Accuracy: With cascading larger bit-width adders, MAE and NMED for the 8-bit adders are reduced significantly. As an example, the proposed MLAFAI-I consumes the same number of majority gates and inverters, but with a logic depth of two instead of five in MLAFA1212-1212. Specifically, the MAE is reduced from 170 to 85, and the NMED is optimized from 0.0904 to 0.0560, which represents improvements of 50% and 38.1%, respectively. The reasons come from two aspects.
On one hand, the proposed larger bit-width adders are noncascaded designs, which have low MAEs inherently. It means that when the adders are used as a building block for large circuits, the resulting ED is relatively smaller than a cascaded design with several smaller bit-width adders. In contrast, the proposed adders are independent of the carry chain, so they do not cause unexpected errors resulting from previous blocks’ carries.
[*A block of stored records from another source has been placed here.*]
## Run pass2 and late witness speculatively on device to drop host syncs

Match offsets are now computed by a single-block device scan over matched receipts, replacing two full-length exclusive scans. Pass2 is launched speculatively into preallocated store-resident buffers, with device-side bounds checks that set an overflow flag, so the host no longer has to synchronize to read counts before launching. The late witness offsets, copy and emit are likewise enqueued with device-read counts and fixed capacities, falling back to the old path on overflow. A host sync counter is added for instrumentation. The trade is extra complexity, speculative over-allocation, and a single-CTA scan that could become serial for large match counts.

```diff
diff --git a/include/ipcfp.h b/include/ipcfp.h
--- a/include/ipcfp.h
+++ b/include/ipcfp.h
@@ -30,6 +30,7 @@
 uint64_t ipcfp_last_error_index(void);
 const char* ipcfp_version(void);
 uint64_t ipcfp_kernel_launch_count(void);
+uint64_t ipcfp_host_sync_count(void);
 
 ipcfp_status ipcfp_host_alloc(size_t bytes, void** out);
 void ipcfp_host_free(void* p);
diff --git a/integration/rust/ipcfp-sys/src/lib.rs b/integration/rust/ipcfp-sys/src/lib.rs
--- a/integration/rust/ipcfp-sys/src/lib.rs
+++ b/integration/rust/ipcfp-sys/src/lib.rs
@@ -121,6 +121,7 @@
     pub fn ipcfp_last_error_index() -> u64;
     pub fn ipcfp_version() -> *const c_char;
     pub fn ipcfp_kernel_launch_count() -> u64;
+    pub fn ipcfp_host_sync_count() -> u64;
     pub fn ipcfp_host_alloc(bytes: usize, out: *mut *mut c_void) -> ipcfp_status;
     pub fn ipcfp_host_free(p: *mut c_void);
 
diff --git a/ipc_filecoin_proofs_b200/api.py b/ipc_filecoin_proofs_b200/api.py
--- a/ipc_filecoin_proofs_b200/api.py
+++ b/ipc_filecoin_proofs_b200/api.py
@@ -24,7 +24,7 @@
 _lib = None
 
 EXPORTS = [
-    "ipcfp_last_error", "ipcfp_last_error_index", "ipcfp_version", "ipcfp_kernel_launch_count", "ipcfp_host_alloc", "ipcfp_host_free",
+    "ipcfp_last_error", "ipcfp_last_error_index", "ipcfp_version", "ipcfp_kernel_launch_count", "ipcfp_host_sync_count", "ipcfp_host_alloc", "ipcfp_host_free",
     "ipcfp_store_create", "ipcfp_store_destroy", "ipcfp_store_n_blocks", "ipcfp_store_get", "ipcfp_store_has",
     "ipcfp_store_first_bad_block", "ipcfp_blake2b256_batch", "ipcfp_keccak256_batch", "ipcfp_sha256_batch",
     "ipcfp_compute_mapping_slots", "ipcfp_generate_event_proof", "ipcfp_event_result_free", "ipcfp_read_storage_slots",
@@ -55,6 +55,7 @@
         L.ipcfp_last_error_index.restype = C.c_uint64
         L.ipcfp_version.restype = C.c_char_p
         L.ipcfp_kernel_launch_count.restype = C.c_uint64
+        L.ipcfp_host_sync_count.restype = C.c_uint64
         L.ipcfp_host_alloc.restype = C.c_int32
         L.ipcfp_host_alloc.argtypes = [C.c_size_t, C.POINTER(C.c_void_p)]
         L.ipcfp_host_free.argtypes = [C.c_void_p]
@@ -210,6 +211,10 @@
     return int(lib().ipcfp_kernel_launch_count())
 
 
+def host_sync_count():
+    return int(lib().ipcfp_host_sync_count())
+
+
 @dataclass
 class EventProofSpec:
     event_signature: str
diff --git a/ipc_filecoin_proofs_b200/csrc/capi.cu b/ipc_filecoin_proofs_b200/csrc/capi.cu
--- a/ipc_filecoin_proofs_b200/csrc/capi.cu
+++ b/ipc_filecoin_proofs_b200/csrc/capi.cu
@@ -8,9 +8,10 @@
 
 static thread_local std::string g_last_error;
 static thread_local uint64_t g_last_index = UINT64_MAX;
-static std::atomic<uint64_t> g_launches{0};
+static std::atomic<uint64_t> g_launches{0}, g_syncs{0};
 
 void note_launch() { g_launches.fetch_add(1, std::memory_order_relaxed); }
+void note_sync() { g_syncs.fetch_add(1, std::memory_order_relaxed); }
 void set_last_error(const std::string& msg, uint64_t index) { g_last_error = msg; g_last_index = index; }
 
 template <class F> static ipcfp_status guard(F f) {
@@ -156,6 +157,7 @@
            "k_exec_mark_dups k_select_positions k_fetch_positions k_part_pack k_merge_* (NCCL via dlopen)";
 }
 uint64_t ipcfp_kernel_launch_count(void) { return g_launches.load(); }
+uint64_t ipcfp_host_sync_count(void) { return g_syncs.load(); }
 
 ipcfp_status ipcfp_host_alloc(size_t bytes, void** out) {
     return guard([&] {
diff --git a/ipc_filecoin_proofs_b200/csrc/common.cuh b/ipc_filecoin_proofs_b200/csrc/common.cuh
--- a/ipc_filecoin_proofs_b200/csrc/common.cuh
+++ b/ipc_filecoin_proofs_b200/csrc/common.cuh
@@ -15,6 +15,7 @@
     Error(ipcfp_status s, std::string m, uint64_t i = UINT64_MAX) : status(s), msg(std::move(m)), index(i) {}
 };
 void note_launch();
+void note_sync();
 
 #define IPCFP_CUDA(expr)                                                                                          \
     do {                                                                                                          \
@@ -27,6 +28,12 @@
     do {                                                                       \
         ::ipcfp::note_launch();                                                \
         IPCFP_CUDA(cudaGetLastError());                                        \
+    } while (0)
+
+#define IPCFP_HOST_SYNC(st)                                                    \
+    do {                                                                       \
+        ::ipcfp::note_sync();                                                  \
+        IPCFP_CUDA(cudaStreamSynchronize(st));                                 \
     } while (0)
 
 static inline unsigned div_up(uint64_t a, uint64_t b) { return (unsigned)((a + b - 1) / b); }
diff --git a/ipc_filecoin_proofs_b200/csrc/engine.cuh b/ipc_filecoin_proofs_b200/csrc/engine.cuh
--- a/ipc_filecoin_proofs_b200/csrc/engine.cuh
+++ b/ipc_filecoin_proofs_b200/csrc/engine.cuh
@@ -60,6 +60,7 @@
     DW_SPLIT_IDX = 16, DW_SPLIT_BYTES = 17,
     DW_UNION_SIZE = 18,
     DW_EXEC_CHECK = 19,
+    DW_PASS2_OVERFLOW = 20,
     DW_JSON_TOTAL0 = 24, DW_JSON_TOTAL1 = 25, DW_JSON_OVERFLOW = 26, DW_JSON_TOTAL2 = 27,
     DW_COUNT = 64
 };
@@ -127,6 +128,8 @@
     DevBuf<unsigned long long> dev_words;
     PinnedBuf<uint64_t> host_words;
     PinnedArray stage;
+    DevBuf<ipcfp_event_proof> p2_proofs;
+    DevBuf<uint8_t> p2_blob;
     cudaEvent_t ev[EV_COUNT] = {};
     ~Store();
     void use() const { IPCFP_CUDA(cudaSetDevice(device)); }
@@ -278,6 +281,11 @@
     AsyncBuf<uint32_t> idx, plen, bitsA, bitsB;
     AsyncBuf<uint64_t> offs, word_prefix, word_prefixB, scratch;
     AsyncBuf<uint8_t> dblobA, dblobB_keep;
+    AsyncBuf<uint32_t> e_lens, e_idx;
+    AsyncBuf<uint64_t> e_offs;
+    AsyncBuf<uint8_t> e_cids;
+    uint64_t capB = 0, emit_cap = 0;
+    bool late_done = false;
     PinnedArray host_blob;
     explicit WitnessBuilder(Store* store);
     void snapshot(const uint32_t* wbits);
@@ -285,7 +293,7 @@
     void finish_enqueue(const uint32_t* wbits);
     void finish(uint64_t mB, uint64_t bytesB, WitnessOut& out, bool want_sorted_idx = false);
     void finish_start(uint64_t mB, uint64_t bytesB, WitnessOut& out, bool want_sorted_idx = false);
-    void finish_join(WitnessOut& out);
+    void finish_join(WitnessOut& out, cudaEvent_t end = nullptr);
 };
 void materialize_witness(Store* s, const uint32_t* wbits_dev, WitnessOut& out, bool by_ref = false);
 void witness_union(Store* s, const std::vector<const WitnessOut*>& lists, WitnessOut& out, bool by_ref);
diff --git a/ipc_filecoin_proofs_b200/csrc/events.cu b/ipc_filecoin_proofs_b200/csrc/events.cu
--- a/ipc_filecoin_proofs_b200/csrc/events.cu
+++ b/ipc_filecoin_proofs_b200/csrc/events.cu
@@ -26,6 +26,76 @@
     if (a.per_warp) { if (threadIdx.x & 31) return; t >>= 5; }
     if (t >= a.n_match) return;
     pass2_item(a, t);
+}
+
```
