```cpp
hipError_t launch_finish_flow(const FlowCtl &fc, int n_agents, int n_workgroups, const FinishArgs &f, hipStream_t st) {
  hipLaunchKernelGGL(k_finish_flow, dim3(n_workgroups), dim3(64), LpLds::bytes(), st, fc, f, n_agents);
  return hipGetLastError();
}

hipError_t launch_pack_records(int n_agents, const FinishArgs &f, hipStream_t st, int agent0) {
  hipLaunchKernelGGL(k_pack_records, dim3((n_agents + 63) / 64), dim3(64), 0, st, agent0 + n_agents, f, agent0);
  return hipGetLastError();
}

}

extern "C" int sogm_finish_batched(sogm_planner *counters_of, double corridor_tau, const int32_t *ret, const int32_t *npoly,
                                   const int32_t *status, const double *cpts, const SogmTrajRecord *swarm, int n_swarm,
                                   const int32_t *swarm_ego, const double *swarm_now, const double *t_start,
                                   const int32_t *drone_ids, const int32_t *due, int n, SogmTrajRecord *out, int32_t *out_ok,
                                   int32_t *out_safe, SogmTrajRecord *pub_own, SogmTrajRecord *pub_table, int flags,
                                   void *stream) {
  if ((flags & ~SOGM_FINISH_WAVE) || n < 0 || n > (1 << 20) || n_swarm < 0 ||
      (n > 0 && (!ret || !npoly || !status || !cpts || !t_start || !drone_ids || !out || !out_ok || !out_safe)) ||
      (n > 0 && swarm && (!swarm_ego || !swarm_now)))
    return SOGM_ERR_INVALID_ARG;
  if (n == 0) return SOGM_OK;
  if (!swarm) n_swarm = 0;
  hipStream_t            st = (hipStream_t)stream;
  const sogm::FinishArgs f{.corridor_tau = corridor_tau, .ret = ret, .npoly = npoly, .status = status, .cpts = cpts,
                           .swarm = swarm, .n_swarm = n_swarm, .swarm_ego = swarm_ego, .swarm_now = swarm_now,
                           .t_start = t_start, .drone_ids = drone_ids, .out = out, .out_ok = out_ok, .out_safe = out_safe,
                           .counters = counters_of ? counters_of->cw.counters : nullptr, .pub_own = pub_own,
                           .pub_table = pub_table, .due = due};
  if (flags & SOGM_FINISH_WAVE) {
    hipLaunchKernelGGL(sogm::k_finish_wave, dim3(n), dim3(64), sogm::LpLds::bytes(), st, f);
    return launched("sogm_finish_batched k_finish_wave", hipGetLastError());
  }
  if (swarm)
    if (int rc = launched("sogm_finish_batched launch_deconflict",
                          sogm::launch_deconflict(n, cpts, npoly, swarm, n_swarm, swarm_ego, swarm_now, out_safe, st, 0,
                                                  f.counters)))
      return rc;
  return launched("sogm_finish_batched launch_pack_records", sogm::launch_pack_records(n, f, st, 0));
}
```

### pred-occ-planner_amd/csrc/sogm_planner.hip

```cpp
#include <hip/hip_runtime.h>

#include <cmath>
#include <cstdio>
#include <cstdlib>
#include <cstring>
#include <new>
#include <vector>

#include "sogm_planner.hpp"
#include "sogm_qp_layout.hpp"

using namespace sogm;

static void min_jerk_block(double *QM ) {
  auto diff = [](int rows, double scale, double *out, int cols) {
    for (int i = 0; i < rows * cols; ++i) out[i] = 0.0;
    for (int i = 0; i < rows / 3; ++i)
      for (int d = 0; d < 3; ++d) {
        out[(i * 3 + d) * cols + i * 3 + d]       = -scale;
        out[(i * 3 + d) * cols + (i + 1) * 3 + d] = scale;
      }
  };
  double p2v[12 * 15], v2a[9 * 12], a2j[6 * 9], p2a[9 * 15], p2j[6 * 15], W[6 * 6], T[6 * 15];
  diff(12, 4, p2v, 15);
  diff(9, 3, v2a, 12);
  diff(6, 2, a2j, 9);
  auto mul = [](const double *A, const double *B, double *C, int r, int k, int c) {
    for (int i = 0; i < r; ++i)
      for (int j = 0; j < c; ++j) {
        double s = 0;
        for (int q = 0; q < k; ++q) s += A[i * k + q] * B[q * c + j];
        C[i * c + j] = s;
      }
  };
  mul(v2a, p2v, p2a, 9, 12, 15);
  mul(a2j, p2a, p2j, 6, 9, 15);
  for (int i = 0; i < 36; ++i) W[i] = 0.0;
  for (int d = 0; d < 3; ++d) {
    W[d * 6 + d]           = 1.0 / 3;
    W[d * 6 + 3 + d]       = 1.0 / 6;
    W[(3 + d) * 6 + d]     = 1.0 / 6;
    W[(3 + d) * 6 + 3 + d] = 1.0 / 3;
  }
  mul(W, p2j, T, 6, 6, 15);
  for (int i = 0; i < 15; ++i)
    for (int j = 0; j < 15; ++j) {
      double s = 0;
      for (int q = 0; q < 6; ++q) s += p2j[q * 15 + i] * T[q * 15 + j];
      QM[i * 15 + j] = s;
    }
}

namespace sogm {
__global__ void k_flow_gate(FlowCtl fc, int expected) {
  if (threadIdx.x != 0) return;
  wait_at_least<WaitResidencyGate, false>(&fc.hdr[FLOW_ERR], &fc.hdr[FLOW_A_RESIDENT], expected);
}

hipError_t launch_flow_gate(const FlowCtl &fc, int expected, hipStream_t st) {
  hipLaunchKernelGGL(k_flow_gate, dim3(1), dim3(64), 0, st, fc, expected);
  return hipGetLastError();
}
}

__global__ void k_flow_report(const int *__restrict__ hdr, int *__restrict__ host_words, int *__restrict__ epoch_word,
                              long long *__restrict__ tick_clock) {
  if (tick_clock) tick_clock[1] = wall_clock64();
  if (epoch_word) *epoch_word = 0;
  const int e = hdr[FLOW_ERR];
  if (e != 0) {
    host_words[0] = e;
    host_words[1] = host_words[1] + 1;
  }
}

extern "C" {

static int planner_acquire(sogm_planner *p) {
  sogm_ctx                *map = p->map;
  const SogmPlannerParams *pp  = &p->pp;
  const int                A   = map->n_agents;
  sogm::Resources::Setup   setup(p->res);
  SOGM_HIP_CHECK(p->res.device(&p->aw.pool, p->aw.pool_stride * A * 2));
  SOGM_HIP_CHECK(p->res.device(&p->aw.hkeys, 8 * (size_t)p->aw.hash_cap * A * 2));
  SOGM_HIP_CHECK(p->res.device(&p->aw.verdict, sizeof(int) * A));
  SOGM_HIP_CHECK(p->res.device(&p->aw.dbg, sizeof(long long) * 8 * A, true));
  SOGM_HIP_CHECK(p->res.device(&p->d_ret, sizeof(int32_t) * A));
  SOGM_HIP_CHECK(p->res.device(&p->d_route_len, sizeof(int32_t) * A));
  SOGM_HIP_CHECK(p->res.device(&p->d_stats, sizeof(int32_t) * 4 * A));
  SOGM_HIP_CHECK(p->res.device(&p->d_route, sizeof(double) * 6 * p->route_cap * A));
  const size_t slots = (size_t)A * SOGM_MAX_PIECES, cap = (size_t)pp->pc_capacity;
  SOGM_HIP_CHECK(p->res.device(&p->cw.pc, sizeof(double) * slots * cap * 3));
  SOGM_HIP_CHECK(p->res.device(&p->cw.fpc, sizeof(double) * slots * cap * 3));
  SOGM_HIP_CHECK(p->res.device(&p->cw.tang, sizeof(double) * slots * cap * 4));
  SOGM_HIP_CHECK(p->res.device(&p->cw.distr, sizeof(double) * slots * cap));
  SOGM_HIP_CHECK(p->res.device(&p->cw.polys, sizeof(double) * slots * pp->max_faces * 4));
  SOGM_HIP_CHECK(p->res.device(&p->cw.seg_nfaces, sizeof(int32_t) * slots));
  SOGM_HIP_CHECK(p->res.device(&p->cw.seg_state, sizeof(int32_t) * slots));
  SOGM_HIP_CHECK(p->res.device(&p->cw.seg_npts, sizeof(int32_t) * slots));
  SOGM_HIP_CHECK(p->res.device(&p->cw.seg_dbg, sizeof(long long) * 16 * slots, true));
  SOGM_HIP_CHECK(p->res.device(&p->cw.counters, sizeof(unsigned long long) * SOGM_CNT_N, true));
  SOGM_HIP_CHECK(p->res.device(&p->cw.seg_ready, sizeof(int32_t) * sogm::corridor_pair_words(A), true));
  p->cw.pair_ok = reinterpret_cast<int32_t *>(p->cw.seg_ready) + A;
  SOGM_HIP_CHECK(p->res.device(&p->cw.pair_cnt, sizeof(unsigned long long) * 4, true));
  SOGM_HIP_CHECK(p->res.device(&p->cw.fin_dbg, sizeof(long long) * 4 * (size_t)A, true));
  p->qw.scratch_stride = qp_scratch_bytes_per_agent(pp->max_faces);
  p->qw.dyn_lds_bytes  = qp_kernel_setup();
  SOGM_HIP_CHECK(p->res.device(&p->qw.scratch, p->qw.scratch_stride * (size_t)A));
  SOGM_HIP_CHECK(p->res.device(&p->qw.k1_scratch, qp_k1_scratch_bytes_per_agent() * (size_t)A));
  SOGM_HIP_CHECK(p->res.device(&p->qw.dbg, sizeof(long long) * SOGM_QP_STAT_N * (size_t)A, true));
  SOGM_HIP_CHECK(p->res.device(&p->d_polys, sizeof(double) * slots * pp->max_faces * 4));
  SOGM_HIP_CHECK(p->res.device(&p->d_goal, sizeof(double) * 6 * A));
  SOGM_HIP_CHECK(p->res.device(&p->d_cpts, sizeof(double) * slots * 15));
  SOGM_HIP_CHECK(p->res.device(&p->d_nfaces, sizeof(int32_t) * slots));
  SOGM_HIP_CHECK(p->res.device(&p->d_npoly, sizeof(int32_t) * A));
  SOGM_HIP_CHECK(p->res.device(&p->d_status, sizeof(int32_t) * A));
  SOGM_HIP_CHECK(p->res.device(&p->d_iters, sizeof(int32_t) * A));
  SOGM_HIP_CHECK(p->res.device(&p->d_safe, sizeof(int32_t) * A));
  for (int g = 0; g < p->n_groups; ++g) {
    SOGM_HIP_CHECK(p->res.event(&p->ev_corr[g]));
    SOGM_HIP_CHECK(p->res.event(&p->ev_pts[g]));
    SOGM_HIP_CHECK(p->res.event(&p->ev_done[g]));
  }
  SOGM_HIP_CHECK(p->res.event(&p->ev_in));
  SOGM_HIP_CHECK(p->res.device(&p->d_flow, sizeof(int) * FlowBlock::words(A), true));
  FlowBlock::carve(p->d_flow, A, &p->fc);
  SOGM_HIP_CHECK(p->res.event(&p->ev_pdone));
  SOGM_HIP_CHECK(p->res.device(&p->d_flow_ts, sizeof(long long) * 12 * (size_t)A, true));
  p->fc.ts = p->d_flow_ts;
  for (int k = 0; k < 4; ++k) {
    SOGM_HIP_CHECK(p->res.stream(&p->fstream[k]));
    SOGM_HIP_CHECK(p->res.event(&p->ev_fdone[k]));
  }
  SOGM_HIP_CHECK(p->res.event(&p->ev_gate));
  SOGM_HIP_CHECK(p->res.device(&p->d_epoch, sizeof(int), true));
  SOGM_HIP_CHECK(p->res.pinned(&p->h_flow_fail, sizeof(int) * 2, hipHostMallocMapped));
  p->h_flow_fail[0] = p->h_flow_fail[1] = 0;
  SOGM_HIP_CHECK(hipStreamSynchronize(nullptr));
  return setup.done();
}

int sogm_planner_create(sogm_ctx *map, const SogmAstarParams *astar, const SogmPlannerParams *pp,
                        const SogmQpSettings *qp, sogm_planner **out) {
  if (!map || !astar || !pp || !qp || !out) return SOGM_ERR_INVALID_ARG;
  if (!(pp->opt_max_vel > 0 && pp->opt_max_vel < 1e20) || !(pp->opt_max_acc > 0 && pp->opt_max_acc < 1e20))
    return SOGM_ERR_INVALID_ARG;
  if (astar->allocate_num < 2 || astar->allocate_num > astar_pool_max() || astar->check_num < 1 || !(astar->resolution > 0) ||
      !(astar->time_resolution > 0))
    return SOGM_ERR_INVALID_ARG;
  if (pp->max_faces < 6 || pp->max_faces > 64 || pp->pc_capacity < 1 || pp->pc_capacity > 16384 || pp->firi_iterations < 1)
    return SOGM_ERR_INVALID_ARG;
  SOGM_HIP_CHECK(hipSetDevice(map->device));
  sogm_planner *p = new (std::nothrow) sogm_planner();
  if (!p) return SOGM_ERR_INVALID_ARG;
  p->map = map;
  p->ap  = *astar;
  p->pp  = *pp;
  p->ap.shot_ignores_time = pp->fake_planner ? 0 : 1;
  p->qs  = *qp;
  const int A = map->n_agents;
  int       hc = 1;
  while (hc < 2 * astar->allocate_num) hc <<= 1;
  p->aw.hash_cap    = hc;
  p->aw.pool_stride = astar_node_bytes() * (size_t)astar->allocate_num;
  p->route_cap      = 64;
  min_jerk_block(p->qc.QM);
  {
    int ng = map->tune_i(SOGM_TUNE_GROUPS);
    if (ng < 1) ng = 1;
    if (ng > SOGM_MAX_GROUPS) ng = SOGM_MAX_GROUPS;
    p->n_groups = A < ng ? A : ng;
  }
  p->sel_first   = 0;
  p->sel_count   = A;
  p->search_mode = 0;
  {
    p->spec_astar = map->tune_i(SOGM_TUNE_SPEC_ASTAR) != 0;
    if (p->spec_astar && 2 * A > sogm::astar_resident_workgroups(map->device)) p->spec_astar = 0;
  }
  {
    const char *ef = getenv("SOGM_FLOW");
    p->flow        = ef ? atoi(ef) != 0 : 1;
  }
  if (int rc = planner_acquire(p)) {
    delete p;
    return rc;
  }
  if (p->flow) {
    map->clear_gate        = p->fc.hdr + FLOW_Q_READY_N;
    map->clear_gate_err    = p->fc.hdr + FLOW_ERR;
    map->clear_gate_target = A;
    {
      const double f = map->tune[SOGM_TUNE_CLEAR_GATE_FRAC];
      if (f > 0.0 && f < 1.0) map->clear_gate_target = (int)(f * A + 0.5) < 1 ? 1 : (int)(f * A + 0.5);
    }
    map->clear_epoch_word  = p->d_epoch;
  }
  *out = p;
  return SOGM_OK;
}
void sogm_planner_destroy(sogm_planner *p) {
  if (!p) return;
  if (p->map) (void)hipSetDevice(p->map->device);
  if (p->map && p->map->ps_fail_host == p->h_flow_fail) p->map->ps_fail_host = nullptr;
  if (p->map && p->map->pdone_pending && p->map->ev_pdone == p->ev_pdone) {
    (void)hipDeviceSynchronize();
    p->map->pdone_pending = 0;
    p->map->ps_stage = p->map->ps_err = nullptr;
  }
  if (p->map && p->d_epoch && p->map->clear_epoch_word == p->d_epoch) {
    (void)hipDeviceSynchronize();
    p->map->clear_gate = p->map->clear_gate_err = p->map->clear_epoch_word = nullptr;
  }
  p->res.release_all();
  delete p;
}
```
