# nghiant03/spine-vision

Measured on AMD Instinct MI355X. Metric: images/sec training, ConvNeXt-base 512x512 loc, bs32, at 1/2/4/8 MI355X, higher is better.
Workload: dtype bf16; 1 GPU; CoordinateRegressor(convnext_base) localization train step fwd+bwd+allreduce+clip+AdamW; image_size=512, batch_per_gpu=32, global_batch=32, parallelism=dp1, hip_graph=False

## Files before the change

### include/sv_kernels.h

```cpp
#ifndef SV_KERNELS_H
#define SV_KERNELS_H

#include <stdint.h>

#ifdef __cplusplus
extern "C" {
#endif

typedef struct ihipStream_t* sv_stream_t;

typedef enum { SV_F32 = 0, SV_BF16 = 1 } sv_dtype;

typedef enum {
  SV_OK = 0,
  SV_ERR_INVALID_ARG = 1,
  SV_ERR_UNSUPPORTED = 2,
  SV_ERR_LAUNCH = 3
} sv_status;

int sv_version(void);
const char* sv_last_error_string(void);
const char* sv_build_target(void);

typedef struct sv_ctx sv_ctx;
// ... 372 lines not shown
                   void* out, int32_t out_dtype, int64_t rows, int32_t C, int32_t* ctl, float* ws, sv_stream_t stream);
int sv_bn_bwd_apply_fold(int32_t mode, const void* dout, int32_t dout_dtype, const uint8_t* pool_idx, int32_t pool_H,
                         int32_t pool_W, const void* y, int32_t y_dtype, const float* mean, const float* rstd,
                         const float* gamma, const float* beta, const void* y2, int32_t y2_dtype, const float* mean2,
                         const float* rstd2, const float* gamma2, const float* part, const float* part2,
                         int32_t nparts, void* dx, void* dx2, int32_t dx_dtype, float* dgamma, float* dbeta,
                         float* dgamma2, float* dbeta2, int32_t batch_stats, int64_t rows, int32_t C, int32_t* ctl,
                         float* ws, sv_stream_t stream);
int sv_relu_mask(const void* dout, int32_t dout_dtype, const void* act, int32_t act_dtype, float* g, int64_t n,
                 sv_stream_t stream);
int sv_maxpool3s2_fwd(const void* x, int32_t x_dtype, void* y, uint8_t* idx, int32_t B, int32_t H, int32_t W,
                      int32_t C, sv_stream_t stream);
int sv_maxpool3s2_bwd(const void* dout, int32_t dout_dtype, const uint8_t* idx, void* dx, int32_t dx_dtype,
                      int32_t B, int32_t H, int32_t W, int32_t C, sv_stream_t stream);
int sv_avgpool_fwd(const void* x, int32_t x_dtype, float* feat, int32_t B, int32_t HW, int32_t C,
                   sv_stream_t stream);
int sv_avgpool_bwd(const float* dfeat, void* dx, int32_t dx_dtype, int32_t B, int32_t HW, int32_t C,
                   sv_stream_t stream);
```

Logic Implementation Cost: Among the designs, MLAFA12b-bb, MLAFAbb-bb, MLAFAI-I, and MLAFAII-II have a logic depth of two, which is the minimum. This is also due to the design outputs not being dependent on the carry inputs, thus preventing the carry chain from growing on a critical path.
SSIM and PSNR: The results of SSIM and PSNR indicate that the proposed designs perform better than MLAFA12, MLAFA33, LSA, and MSA. In the most efficient hybrid design, MLAFALSALSA-LSAMSA, the SSIM and PSNR are 0.7313 and 36.9670 dB, respectively. After using our proposed designs as a building module, six designs got SSIM of more than 0.8 and seven got PSNR greater than 40 dB. For image processing, the proposed 4-bit designs generally outperform the proposed 2-bit adders, with the exception of MLAFA-b. Interestingly, as the number of MLAFA-b modules increases, the values of SSIM and PSNR are much better than the others. Also, the experiments yielded results that were almost indistinguishable from the original figure when the number of MLAFA-b modules was four. Thus, the SSIM was one and the PSNR was infinity.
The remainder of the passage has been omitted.